→ **Input for this task**
[Start of section]

## Compute multiple output rows per thread in GN-fused NHWC bilinear resample

Replaces the per-pixel GN-fused NHWC resample with a kernel where each thread handles R consecutive output rows (2 or 4) for one column and channel quad. For 2x upsampling with aligned taps, it loads R/2+1 source rows once and reuses the horizontally interpolated values across output rows, cutting redundant input loads and GN-fold arithmetic. The GN coefficient loads are hoisted and made branch-free, and a heuristic or knob picks R. A frozen copy of the old kernel is added to the tune library for comparison. The cost is more register pressure and a duplicated clamped-row path.

```diff
diff --git a/rba_amd/csrc/build.py b/rba_amd/csrc/build.py
--- a/rba_amd/csrc/build.py
+++ b/rba_amd/csrc/build.py
@@ -8,7 +8,7 @@
            "swin_window_attn.hip", "swin_attn_block.hip", "group_norm.hip", "layer_norm.hip", "skinny_linear.hip", "split_linear.hip", "split_linear_dma.hip", "split_linear_gnf.hip", "gaussian_blur.hip", "open_panoptic.hip", "dense_hybrid.hip", "patch_embed.hip", "token_linear.hip", "decoder_small.hip"]
 HEADERS = ["common.h", "knobs.h", "bilinear_ac.h", "rba_reduce_kernels.h", "split_linear_dma.h", "split_linear_h3.h", "split_linear_h3q.h", "mlp_fused_h3.h", "swin_window_attn_h3.h", "swin_attn_block.h",
            os.path.join("..", "..", "include", "rba_hip.h")]
-TUNE_SOURCES = [os.path.join("tune", "rba_reduce_tune.hip"), os.path.join("tune", "split_linear_tune.hip"), os.path.join("tune", "split_linear_ws.hip"), os.path.join("tune", "mlp_fused_h1.hip"), os.path.join("tune", "k5_timing.hip"), os.path.join("tune", "k5_wpe_ab.hip"), os.path.join("tune", "k5_wpe_plain.hip"), os.path.join("tune", "k5_persist.hip"), os.path.join("tune", "k7_timing.hip")] + [os.path.join("tune", f"gnf_form{f}_dbg{d}.hip") for f in (0, 1) for d in (0, 1)] + [os.path.join("tune", "gnf_form0_dbg1_unpacked.hip"), os.path.join("tune", "gnf_form1_dbg0_unpacked.hip")]
+TUNE_SOURCES = [os.path.join("tune", "rba_reduce_tune.hip"), os.path.join("tune", "split_linear_tune.hip"), os.path.join("tune", "split_linear_ws.hip"), os.path.join("tune", "mlp_fused_h1.hip"), os.path.join("tune", "k5_timing.hip"), os.path.join("tune", "k5_wpe_ab.hip"), os.path.join("tune", "k5_wpe_plain.hip"), os.path.join("tune", "k5_persist.hip"), os.path.join("tune", "k7_timing.hip"), os.path.join("tune", "fpn_path_frozen.hip")] + [os.path.join("tune", f"gnf_form{f}_dbg{d}.hip") for f in (0, 1) for d in (0, 1)] + [os.path.join("tune", "gnf_form0_dbg1_unpacked.hip"), os.path.join("tune", "gnf_form1_dbg0_unpacked.hip")]
 TUNE_LIB = os.path.join(HERE, "tune", "librba_tune.so")
 LIB = os.path.join(HERE, "librba_hip.so")
 KNOBS_LIB = os.path.join(HERE, "librba_hip_knobs.so")
diff --git a/rba_amd/csrc/resample.hip b/rba_amd/csrc/resample.hip
--- a/rba_amd/csrc/resample.hip
+++ b/rba_amd/csrc/resample.hip
@@ -1,5 +1,7 @@
 #include "common.h"
 #include "../../include/rba_hip.h"
+
+RBA_KNOB(rba_resample_rows, 0);
 
 namespace {
 
@@ -51,37 +53,24 @@
   }
 }
 
-struct GnFold {
-  const float* mr;
-  const float* gamma;
-  const float* beta;
-  int cpg;
-  int relu;
-};
-__device__ __forceinline__ void gn_fold_coeff(const GnFold& g, int j, f32x4& a, f32x4& b) {
-  const int grp = (j << 2) / g.cpg;
-  const float mean = g.mr[2 * grp], rstd = g.mr[2 * grp + 1];
-  const f32x4 ga = reinterpret_cast<const f32x4*>(g.gamma)[j], be = reinterpret_cast<const f32x4*>(g.beta)[j];
-#pragma unroll
-  for (int k = 0; k < 4; ++k) {
-    a[k] = ga[k] * rstd;
-    b[k] = be[k] - mean * a[k];
-  }
-}
-__device__ __forceinline__ f32x4 gn_fold_apply(f32x4 v, const f32x4 a, const f32x4 b, int relu) {
-#pragma unroll
-  for (int k = 0; k < 4; ++k) {
-    v[k] = fmaf(v[k], a[k], b[k]);
-    v[k] = rba_clamp_below(v[k], rba_relu_floor(relu));
-  }
-  return v;
-}
-
-template <bool ADD, bool SOUT = false, bool GN = false>
+__device__ __forceinline__ void resample_store_split(const f32x4 r, float* out, int64_t row, int j, int C4) {
+  uint32_t hh[2], ll[2];
+  rba_split_f16x2(r.x, r.y, hh[0], ll[0]);
+  rba_split_f16x2(r.z, r.w, hh[1], ll[1]);
+  const bool odd = j & 1;
+  const uint32_t s0 = odd ? hh[0] : ll[0], s1 = odd ? hh[1] : ll[1];
+  const uint32_t r0 = __builtin_amdgcn_mov_dpp(s0, 0xB1, 0xf, 0xf, true), r1 = __builtin_amdgcn_mov_dpp(s1, 0xB1, 0xf, 0xf, true);
+  const rba_u32x4 piece = odd ? (rba_u32x4){r0, r1, ll[0], ll[1]} : (rba_u32x4){hh[0], hh[1], r0, r1};
+  const int k8 = j >> 1;
+  const int64_t off = ((row >> 5) * (int64_t)(C4 >> 3) + (k8 >> 2)) * 4096 + ((k8 & 1) * 2 + (odd ? 1 : 0)) * 1024 +
+                      (((k8 >> 1) & 1) * 32 + (int)(row & 31)) * 16;
+  *reinterpret_cast<rba_u32x4*>(reinterpret_cast<char*>(out) + off) = piece;
+}
+
+template <bool ADD, bool SOUT = false>
 __global__ __launch_bounds__(256) void resample_nhwc_kernel(const float* __restrict__ in, const float* __restrict__ add,
                                                             float* __restrict__ out, int C4, int h, int w, int H, int W, float sh,
-                                                            float sw, int64_t row0 = 0, GnFold gin = GnFold{nullptr, nullptr, nullptr, 4, 0},
-                                                            GnFold gadd = GnFold{nullptr, nullptr, nullptr, 4, 0}) {
+                                                            float sw, int64_t row0 = 0) {
   int64_t idx = (int64_t)blockIdx.x * 256 + threadIdx.x;
   int j;
   int64_t pix;
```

[End of section]

→ **What you will do**
Across all the records above, find each line with "mean" in it and copy it.

→ **The answer**
-  const float mean = g.mr[2 * grp], rstd = g.mr[2 * grp + 1];
-    b[k] = be[k] - mean * a[k];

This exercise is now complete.